[Opening Supplied data section]
# distributed-lab/era-boojum

Measured on AMD Instinct MI355X. Metric: LDE+Merkle commit Goldilocks elems/s (2^22x256, LDE x4), higher is better.
Workload: dtype u64 (Goldilocks); 1 GPU; C3: 2^22 rows x 256 cols, LDE x4, Poseidon2 cap 16; rows=4194304, cols=256, lde=4, cap=16, tree_hasher=poseidon2, parallelism=single, launch=stream

## Files before the change

### era-boojum_amd/csrc/gl_asm.hpp

```cpp
#pragma once
#include <stdint.h>

namespace glasm {

__device__ __forceinline__ void mul_x1(uint32_t a00, uint32_t a10, uint32_t b00, uint32_t b10, uint32_t& z00, uint32_t& z10) {
    uint64_t q40, q42, q44, q64;
    asm volatile(
        "v_mad_u64_u32 v[2:3], %[q64], %[a10], %[b00], 0\n"
        "v_mad_u64_u32 v[0:1], %[q64], %[a00], %[b00], 0\n"
        "v_mad_u64_u32 v[4:5], %[q44], %[a00], %[b10], v[2:3]\n"
        "v_mad_u64_u32 v[6:7], %[q64], %[a10], %[b10], 0\n"
        "v_add_co_u32 v1, %[q40], v1, v4\n"
        "v_addc_co_u32 v7, %[q64], v7, 0, %[q44]\n"
        "s_nop 0\n"
        "v_addc_co_u32 v5, %[q42], v5, v6, %[q40]\n"
        "s_nop 1\n"
        "v_subb_co_u32 v0, %[q40], v0, v7, %[q42]\n"
        "s_nop 1\n"
        "v_subb_co_u32 v1, %[q40], v1, 0, %[q40]\n"
        "s_nop 1\n"
        "v_subb_co_u32 v5, %[q40], v5, 0, %[q40]\n"
        "v_mad_u64_u32 v[2:3], %[q42], v5, -1, v[0:1]\n"
        "s_nop 1\n"
        "v_cndmask_b32_e64 v8, 0, -1, %[q42]\n"
// ... 72 lines not shown
        "v_addc_co_u32 v25, %[q54], v25, v26, %[q52]\n"
        "v_subb_co_u32 v0, %[q40], v0, v7, %[q42]\n"
        "v_subb_co_u32 v10, %[q46], v10, v17, %[q48]\n"
        "v_subb_co_u32 v20, %[q52], v20, v27, %[q54]\n"
        "v_subb_co_u32 v1, %[q40], v1, 0, %[q40]\n"
        "v_subb_co_u32 v11, %[q46], v11, 0, %[q46]\n"
        "v_subb_co_u32 v21, %[q52], v21, 0, %[q52]\n"
        "v_subb_co_u32 v5, %[q40], v5, 0, %[q40]\n"
        "v_subb_co_u32 v15, %[q46], v15, 0, %[q46]\n"
        "v_subb_co_u32 v25, %[q52], v25, 0, %[q52]\n"
        "v_mad_u64_u32 v[2:3], %[q42], v5, -1, v[0:1]\n"
        "v_mad_u64_u32 v[12:13], %[q48], v15, -1, v[10:11]\n"
        "v_mad_u64_u32 v[22:23], %[q54], v25, -1, v[20:21]\n"
        "v_cndmask_b32_e64 v8, 0, -1, %[q42]\n"
        "v_cndmask_b32_e64 v18, 0, -1, %[q48]\n"
        "v_cndmask_b32_e64 v28, 0, -1, %[q54]\n"
        "v_addc_co_u32 %[z00], %[q42], v2, v8, %[q40]\n"
        "v_addc_co_u32 %[z01], %[q48], v12, v18, %[q46]\n"
        "v_addc_co_u32 %[z02], %[q54], v22, v28, %[q52]\n"
        "v_addc_co_u32 %[z10], %[q64], v3, 0, %[q42]\n"
        "v_addc_co_u32 %[z11], %[q64], v13, 0, %[q48]\n"
        "v_addc_co_u32 %[z12], %[q64], v23, 0, %[q54]\n"
        : [z00] "=&v"(z00), [z10] "=&v"(z10), [z01] "=&v"(z01), [z11] "=&v"(z11), [z02] "=&v"(z02), [z12] "=&v"(z12), [q40] "=&s"(q40), [q42] "=&s"(q42), [q44] "=&s"(q44), [q46] "=&s"(q46), [q48] "=&s"(q48), [q50] "=&s"(q50), [q52] "=&s"(q52), [q54] "=&s"(q54), [q56] "=&s"(q56), [q64] "=&s"(q64)
        : [a00] "v"(a00), [a10] "v"(a10), [b00] "v"(b00), [b10] "v"(b10), [a01] "v"(a01), [a11] "v"(a11), [b01] "v"(b01), [b11] "v"(b11), [a02] "v"(a02), [a12] "v"(a12), [b02] "v"(b02), [b12] "v"(b12)
        : "v0", "v1", "v2", "v3", "v4", "v5", "v6", "v7", "v8", "v9", "v10", "v11", "v12", "v13", "v14", "v15", "v16", "v17", "v18", "v19", "v20", "v21", "v22", "v23", "v24", "v25", "v26", "v27", "v28", "v29");
}

__device__ __forceinline__ void mul_x4(uint32_t a00, uint32_t a10, uint32_t b00, uint32_t b10, uint32_t& z00, uint32_t& z10, uint32_t a01, uint32_t a11, uint32_t b01, uint32_t b11, uint32_t& z01, uint32_t& z11, uint32_t a02, uint32_t a12, uint32_t b02, uint32_t b12, uint32_t& z02, uint32_t& z12, uint32_t a03, uint32_t a13, uint32_t b03, uint32_t b13, uint32_t& z03, uint32_t& z13) {
    uint64_t q40, q42, q44, q46, q48, q50, q52, q54, q56, q58, q60, q62, q64;
    asm volatile(
        "v_mad_u64_u32 v[2:3], %[q64], %[a10], %[b00], 0\n"
        "v_mad_u64_u32 v[12:13], %[q64], %[a11], %[b01], 0\n"
        "v_mad_u64_u32 v[22:23], %[q64], %[a12], %[b02], 0\n"
        "v_mad_u64_u32 v[32:33], %[q64], %[a13], %[b03], 0\n"
        "v_mad_u64_u32 v[0:1], %[q64], %[a00], %[b00], 0\n"
        "v_mad_u64_u32 v[10:11], %[q64], %[a01], %[b01], 0\n"
        "v_mad_u64_u32 v[20:21], %[q64], %[a02], %[b02], 0\n"
        "v_mad_u64_u32 v[30:31], %[q64], %[a03], %[b03], 0\n"
        "v_mad_u64_u32 v[4:5], %[q44], %[a00], %[b10], v[2:3]\n"
        "v_mad_u64_u32 v[14:15], %[q50], %[a01], %[b11], v[12:13]\n"
        "v_mad_u64_u32 v[24:25], %[q56], %[a02], %[b12], v[22:23]\n"
        "v_mad_u64_u32 v[34:35], %[q62], %[a03], %[b13], v[32:33]\n"
        "v_mad_u64_u32 v[6:7], %[q64], %[a10], %[b10], 0\n"
        "v_mad_u64_u32 v[16:17], %[q64], %[a11], %[b11], 0\n"
        "v_mad_u64_u32 v[26:27], %[q64], %[a12], %[b12], 0\n"
        "v_mad_u64_u32 v[36:37], %[q64], %[a13], %[b13], 0\n"
        "v_add_co_u32 v1, %[q40], v1, v4\n"
        "v_add_co_u32 v11, %[q46], v11, v14\n"
        "v_add_co_u32 v21, %[q52], v21, v24\n"
        "v_add_co_u32 v31, %[q58], v31, v34\n"
        "v_addc_co_u32 v7, %[q64], v7, 0, %[q44]\n"
        "v_addc_co_u32 v17, %[q64], v17, 0, %[q50]\n"
        "v_addc_co_u32 v27, %[q64], v27, 0, %[q56]\n"
        "v_addc_co_u32 v37, %[q64], v37, 0, %[q62]\n"
        "v_addc_co_u32 v5, %[q42], v5, v6, %[q40]\n"
        "v_addc_co_u32 v15, %[q48], v15, v16, %[q46]\n"
        "v_addc_co_u32 v25, %[q54], v25, v26, %[q52]\n"
        "v_addc_co_u32 v35, %[q60], v35, v36, %[q58]\n"
        "v_subb_co_u32 v0, %[q40], v0, v7, %[q42]\n"
        "v_subb_co_u32 v10, %[q46], v10, v17, %[q48]\n"
        "v_subb_co_u32 v20, %[q52], v20, v27, %[q54]\n"
        "v_subb_co_u32 v30, %[q58], v30, v37, %[q60]\n"
        "v_subb_co_u32 v1, %[q40], v1, 0, %[q40]\n"
        "v_subb_co_u32 v11, %[q46], v11, 0, %[q46]\n"
        "v_subb_co_u32 v21, %[q52], v21, 0, %[q52]\n"
        "v_subb_co_u32 v31, %[q58], v31, 0, %[q58]\n"
        "v_subb_co_u32 v5, %[q40], v5, 0, %[q40]\n"
        "v_subb_co_u32 v15, %[q46], v15, 0, %[q46]\n"
        "v_subb_co_u32 v25, %[q52], v25, 0, %[q52]\n"
        "v_subb_co_u32 v35, %[q58], v35, 0, %[q58]\n"
        "v_mad_u64_u32 v[2:3], %[q42], v5, -1, v[0:1]\n"
        "v_mad_u64_u32 v[12:13], %[q48], v15, -1, v[10:11]\n"
        "v_mad_u64_u32 v[22:23], %[q54], v25, -1, v[20:21]\n"
        "v_mad_u64_u32 v[32:33], %[q60], v35, -1, v[30:31]\n"
        "v_cndmask_b32_e64 v8, 0, -1, %[q42]\n"
        "v_cndmask_b32_e64 v18, 0, -1, %[q48]\n"
        "v_cndmask_b32_e64 v28, 0, -1, %[q54]\n"
        "v_cndmask_b32_e64 v38, 0, -1, %[q60]\n"
        "v_addc_co_u32 %[z00], %[q42], v2, v8, %[q40]\n"
        "v_addc_co_u32 %[z01], %[q48], v12, v18, %[q46]\n"
        "v_addc_co_u32 %[z02], %[q54], v22, v28, %[q52]\n"
        "v_addc_co_u32 %[z03], %[q60], v32, v38, %[q58]\n"
        "v_addc_co_u32 %[z10], %[q64], v3, 0, %[q42]\n"
        "v_addc_co_u32 %[z11], %[q64], v13, 0, %[q48]\n"
        "v_addc_co_u32 %[z12], %[q64], v23, 0, %[q54]\n"
        "v_addc_co_u32 %[z13], %[q64], v33, 0, %[q60]\n"
        : [z00] "=&v"(z00), [z10] "=&v"(z10), [z01] "=&v"(z01), [z11] "=&v"(z11), [z02] "=&v"(z02), [z12] "=&v"(z12), [z03] "=&v"(z03), [z13] "=&v"(z13), [q40] "=&s"(q40), [q42] "=&s"(q42), [q44] "=&s"(q44), [q46] "=&s"(q46), [q48] "=&s"(q48), [q50] "=&s"(q50), [q52] "=&s"(q52), [q54] "=&s"(q54), [q56] "=&s"(q56), [q58] "=&s"(q58), [q60] "=&s"(q60), [q62] "=&s"(q62), [q64] "=&s"(q64)
        : [a00] "v"(a00), [a10] "v"(a10), [b00] "v"(b00), [b10] "v"(b10), [a01] "v"(a01), [a11] "v"(a11), [b01] "v"(b01), [b11] "v"(b11), [a02] "v"(a02), [a12] "v"(a12), [b02] "v"(b02), [b12] "v"(b12), [a03] "v"(a03), [a13] "v"(a13), [b03] "v"(b03), [b13] "v"(b13)
        : "v0", "v1", "v2", "v3", "v4", "v5", "v6", "v7", "v8", "v9", "v10", "v11", "v12", "v13", "v14", "v15", "v16", "v17", "v18", "v19", "v20", "v21", "v22", "v23", "v24", "v25", "v26", "v27", "v28", "v29", "v30", "v31", "v32", "v33", "v34", "v35", "v36", "v37", "v38", "v39");
}

__device__ __forceinline__ void mul_sb_x4(uint32_t a00, uint32_t a10, uint32_t b00, uint32_t b10, uint32_t& z00, uint32_t& z10, uint32_t a01, uint32_t a11, uint32_t b01, uint32_t b11, uint32_t& z01, uint32_t& z11, uint32_t a02, uint32_t a12, uint32_t b02, uint32_t b12, uint32_t& z02, uint32_t& z12, uint32_t a03, uint32_t a13, uint32_t b03, uint32_t b13, uint32_t& z03, uint32_t& z13) {
    uint64_t q40, q42, q44, q46, q48, q50, q52, q54, q56, q58, q60, q62, q64;
    asm volatile(
        "v_mad_u64_u32 v[2:3], %[q64], %[a10], %[b00], 0\n"
        "v_mad_u64_u32 v[12:13], %[q64], %[a11], %[b01], 0\n"
        "v_mad_u64_u32 v[22:23], %[q64], %[a12], %[b02], 0\n"
        "v_mad_u64_u32 v[32:33], %[q64], %[a13], %[b03], 0\n"
        "v_mad_u64_u32 v[0:1], %[q64], %[a00], %[b00], 0\n"
        "v_mad_u64_u32 v[10:11], %[q64], %[a01], %[b01], 0\n"
        "v_mad_u64_u32 v[20:21], %[q64], %[a02], %[b02], 0\n"
        "v_mad_u64_u32 v[30:31], %[q64], %[a03], %[b03], 0\n"
        "v_mad_u64_u32 v[4:5], %[q44], %[a00], %[b10], v[2:3]\n"
        "v_mad_u64_u32 v[14:15], %[q50], %[a01], %[b11], v[12:13]\n"
        "v_mad_u64_u32 v[24:25], %[q56], %[a02], %[b12], v[22:23]\n"
        "v_mad_u64_u32 v[34:35], %[q62], %[a03], %[b13], v[32:33]\n"
        "v_mad_u64_u32 v[6:7], %[q64], %[a10], %[b10], 0\n"
        "v_mad_u64_u32 v[16:17], %[q64], %[a11], %[b11], 0\n"
        "v_mad_u64_u32 v[26:27], %[q64], %[a12], %[b12], 0\n"
        "v_mad_u64_u32 v[36:37], %[q64], %[a13], %[b13], 0\n"
        "v_add_co_u32 v1, %[q40], v1, v4\n"
        "v_add_co_u32 v11, %[q46], v11, v14\n"
        "v_add_co_u32 v21, %[q52], v21, v24\n"
        "v_add_co_u32 v31, %[q58], v31, v34\n"
        "v_addc_co_u32 v7, %[q64], v7, 0, %[q44]\n"
        "v_addc_co_u32 v17, %[q64], v17, 0, %[q50]\n"
        "v_addc_co_u32 v27, %[q64], v27, 0, %[q56]\n"
        "v_addc_co_u32 v37, %[q64], v37, 0, %[q62]\n"
        "v_addc_co_u32 v5, %[q42], v5, v6, %[q40]\n"
        "v_addc_co_u32 v15, %[q48], v15, v16, %[q46]\n"
        "v_addc_co_u32 v25, %[q54], v25, v26, %[q52]\n"
        "v_addc_co_u32 v35, %[q60], v35, v36, %[q58]\n"
        "v_subb_co_u32 v0, %[q40], v0, v7, %[q42]\n"
        "v_subb_co_u32 v10, %[q46], v10, v17, %[q48]\n"
        "v_subb_co_u32 v20, %[q52], v20, v27, %[q54]\n"
        "v_subb_co_u32 v30, %[q58], v30, v37, %[q60]\n"
        "v_subb_co_u32 v1, %[q40], v1, 0, %[q40]\n"
        "v_subb_co_u32 v11, %[q46], v11, 0, %[q46]\n"
        "v_subb_co_u32 v21, %[q52], v21, 0, %[q52]\n"
        "v_subb_co_u32 v31, %[q58], v31, 0, %[q58]\n"
        "v_subb_co_u32 v5, %[q40], v5, 0, %[q40]\n"
        "v_subb_co_u32 v15, %[q46], v15, 0, %[q46]\n"
        "v_subb_co_u32 v25, %[q52], v25, 0, %[q52]\n"
        "v_subb_co_u32 v35, %[q58], v35, 0, %[q58]\n"
        "v_mad_u64_u32 v[2:3], %[q42], v5, -1, v[0:1]\n"
        "v_mad_u64_u32 v[12:13], %[q48], v15, -1, v[10:11]\n"
        "v_mad_u64_u32 v[22:23], %[q54], v25, -1, v[20:21]\n"
        "v_mad_u64_u32 v[32:33], %[q60], v35, -1, v[30:31]\n"
        "v_cndmask_b32_e64 v8, 0, -1, %[q42]\n"
        "v_cndmask_b32_e64 v18, 0, -1, %[q48]\n"
        "v_cndmask_b32_e64 v28, 0, -1, %[q54]\n"
        "v_cndmask_b32_e64 v38, 0, -1, %[q60]\n"
        "v_addc_co_u32 %[z00], %[q42], v2, v8, %[q40]\n"
        "v_addc_co_u32 %[z01], %[q48], v12, v18, %[q46]\n"
        "v_addc_co_u32 %[z02], %[q54], v22, v28, %[q52]\n"
        "v_addc_co_u32 %[z03], %[q60], v32, v38, %[q58]\n"
        "v_addc_co_u32 %[z10], %[q64], v3, 0, %[q42]\n"
        "v_addc_co_u32 %[z11], %[q64], v13, 0, %[q48]\n"
        "v_addc_co_u32 %[z12], %[q64], v23, 0, %[q54]\n"
        "v_addc_co_u32 %[z13], %[q64], v33, 0, %[q60]\n"
        : [z00] "=&v"(z00), [z10] "=&v"(z10), [z01] "=&v"(z01), [z11] "=&v"(z11), [z02] "=&v"(z02), [z12] "=&v"(z12), [z03] "=&v"(z03), [z13] "=&v"(z13), [q40] "=&s"(q40), [q42] "=&s"(q42), [q44] "=&s"(q44), [q46] "=&s"(q46), [q48] "=&s"(q48), [q50] "=&s"(q50), [q52] "=&s"(q52), [q54] "=&s"(q54), [q56] "=&s"(q56), [q58] "=&s"(q58), [q60] "=&s"(q60), [q62] "=&s"(q62), [q64] "=&s"(q64)
        : [a00] "v"(a00), [a10] "v"(a10), [b00] "s"(b00), [b10] "s"(b10), [a01] "v"(a01), [a11] "v"(a11), [b01] "s"(b01), [b11] "s"(b11), [a02] "v"(a02), [a12] "v"(a12), [b02] "s"(b02), [b12] "s"(b12), [a03] "v"(a03), [a13] "v"(a13), [b03] "s"(b03), [b13] "s"(b13)
        : "v0", "v1", "v2", "v3", "v4", "v5", "v6", "v7", "v8", "v9", "v10", "v11", "v12", "v13", "v14", "v15", "v16", "v17", "v18", "v19", "v20", "v21", "v22", "v23", "v24", "v25", "v26", "v27", "v28", "v29", "v30", "v31", "v32", "v33", "v34", "v35", "v36", "v37", "v38", "v39");
}
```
[Closing Supplied data section]
Problem requirements >> Could you write out exactly the lines above, starting at the first one and ending with the line that has "## Files before the change"?

Answer for the task >>
# distributed-lab/era-boojum

Measured on AMD Instinct MI355X. Metric: LDE+Merkle commit Goldilocks elems/s (2^22x256, LDE x4), higher is better.
Workload: dtype u64 (Goldilocks); 1 GPU; C3: 2^22 rows x 256 cols, LDE x4, Poseidon2 cap 16; rows=4194304, cols=256, lde=4, cap=16, tree_hasher=poseidon2, parallelism=single, launch=stream

## Files before the change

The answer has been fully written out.